In our current study, we also observed good performance of risk score across different subgroups, despite some minor differences. There is a reduction in the AUC of the testing set in females compared to males. This finding is consistent with a study of Haukilahti et al., which indicated that the risk biomarkers for heart failure based on ECG might exhibit gender-specific differences between women and men in women and men32. It is worth noting that the OR value and AUC of the score were lower in participants with coronary heart disease than in those without coronary heart disease. This could be due to the similar characteristics in ECG, PCG and hemodynamic parameters in patients with coronary heart disease and patients with heart failure, which interferes with the detection of heart failure. In the future, a separate scoring system might be developed for individuals with coronary heart disease to improve the accuracy of heart failure screening.

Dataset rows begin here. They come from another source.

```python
def knn(new_xyz: torch.Tensor, xyz: torch.Tensor, k: int, lengths=None) -> torch.Tensor:
    new_xyz, xyz = _f32(new_xyz, "new_xyz"), _f32(xyz, "xyz")
    B, S, _ = new_xyz.shape
    N = xyz.shape[1]
    idx = torch.empty(B, S, k, device=xyz.device, dtype=torch.int32)
    if lengths is not None:
        lengths = ragged_lengths(lengths, B, N, xyz.device, minimum=k)
        L.check(L.lib().pnpp_knn_ragged(new_xyz.data_ptr(), xyz.data_ptr(), B, S, N, lengths.data_ptr(), int(k), idx.data_ptr(), _stream()))
        return idx
    L.check(L.lib().pnpp_knn(new_xyz.data_ptr(), xyz.data_ptr(), B, S, N, int(k), idx.data_ptr(), _stream()))
    return idx


def estimate_normals(xyz: torch.Tensor, k: int, mode: int = L.NORMALS_NONE, ref: Optional[torch.Tensor] = None, lengths=None,
                     stride: int = 3, curvature: bool = False, neighbours: bool = False):
    xyz = _f32(xyz, "xyz")
    if xyz.dim() != 3 or xyz.shape[2] != 3:
        raise ValueError(f"xyz must be (B, N, 3), got {tuple(xyz.shape)}")
    B, N, _ = xyz.shape
    if ref is not None:
        ref = _f32(ref, "ref")
        if tuple(ref.shape) != (B, 3):
# ... 1498 lines not shown
```

include/pnpp_hip.h:

```cpp
#ifndef PNPP_HIP_H
#define PNPP_HIP_H

#include <stddef.h>
#include <stdint.h>

#ifdef __cplusplus
extern "C" {
#endif

typedef enum {
    PNPP_OK = 0,
    PNPP_ERR_ARG = -1,
    PNPP_ERR_RANGE = -2,
    PNPP_ERR_LAUNCH = -3,
    PNPP_ERR_WORKSPACE = -4
} pnpp_status;

const char *pnpp_last_error(void);
int pnpp_abi_version(void);

int pnpp_profile_enable(int on);
int pnpp_profile_report(char *buf_host, size_t buflen);


// ... 224 lines not shown
int pnpp_orth_loss(const float *a, const float *b, int B, int C, float *loss, float *da, float *db, void *stream);
int pnpp_proj_probs(const float *vec, const float *dirs, int B, int D, float *probs, void *stream);
int pnpp_proj_probs_bwd(const float *vec, const float *dirs, const float *dprobs, int B, int D, float *dvec, void *stream);

int pnpp_linear_smallk(const float *x, const float *w, const float *b, int M, int K, int N, float *y, void *stream);
int pnpp_attention_fwd(const float *qkv, int B, int N, int n_valid, int H, int head_dim, const uint32_t *mask, float p,
                       float *out, float *lse, void *stream);
int pnpp_attention_dropout_mask(uint64_t seed, uint64_t stream_id, int B, int N, int H, float p, uint32_t *mask,
                                uint32_t *maskT, void *stream);
int pnpp_attention_dropout_mask_dev(uint64_t seed, uint64_t *stream_id_dev, uint64_t offset, int B, int N, int H, float p,
                                    uint32_t *mask, uint32_t *maskT, void *stream);
int pnpp_add_layernorm(const float *x, const float *r, const float *w, const float *b, int M, int E, float eps, float *y,
                       void *stream);
int pnpp_mean_points(const float *x, int B, int N, int E, float *y, void *stream);
size_t pnpp_linear_smallk_bwd_scratch_bytes(int M, int N);
int pnpp_linear_smallk_bwd(const float *x, const float *dy, int M, int K, int N, float *dw, float *db, void *scratch,
                           void *stream);
int pnpp_attention_bwd(const float *qkv, const float *out, const float *d_out, const float *lse, int B, int N, int n_valid, int H,
                       int head_dim, const uint32_t *mask, const uint32_t *maskT, float p, float *dqkv, float *dsum,
                       void *stream);
size_t pnpp_add_layernorm_bwd_scratch_bytes(int M, int E);
int pnpp_add_layernorm_bwd(const float *x, const float *r, const float *w, const float *dy, int M, int E, float eps,
                           float *du, float *dwb, void *scratch, void *stream);
int pnpp_mean_points_bwd(const float *dy, int B, int N, int E, float *dx, void *stream);
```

The strength of this study was that this was the first study constructing a risk score system based on features of ECG, PCG and hemodynamic parameters. The risk score presented good predictive value for heart failure, providing a convenient tool. There were several limitations in our study. Firstly, the data were from single center, and although the prediction value of the scoring system was verified in the testing set, the external validation was not performed. Secondly, we can’t get the relevant parameter information of echocardiography and blood test data due to the data limitation, and that future research is suggested to verify the performance of the model with multi-modal data. Thirdly, AI-PECG was not widely used in institutions, and individuals without AI-PECG tech- knowledge may not be able to use the risk score system. Caution should be exercised when using the scoring system, and further well-designed studies are needed to verify its performance.

Conclusions

In our study, the risk score including features of RV5 + SV1, EMAT, M1-T1, A2-P2, S4, and SBP for heart failure screening was developed using data from AI-PECG and radial artery, which was significantly associated with risk of heart failure. We also developed a scoring system that showed good performance for heart failure detection, which might offer a novel tool for quick identification of patients with heart failure.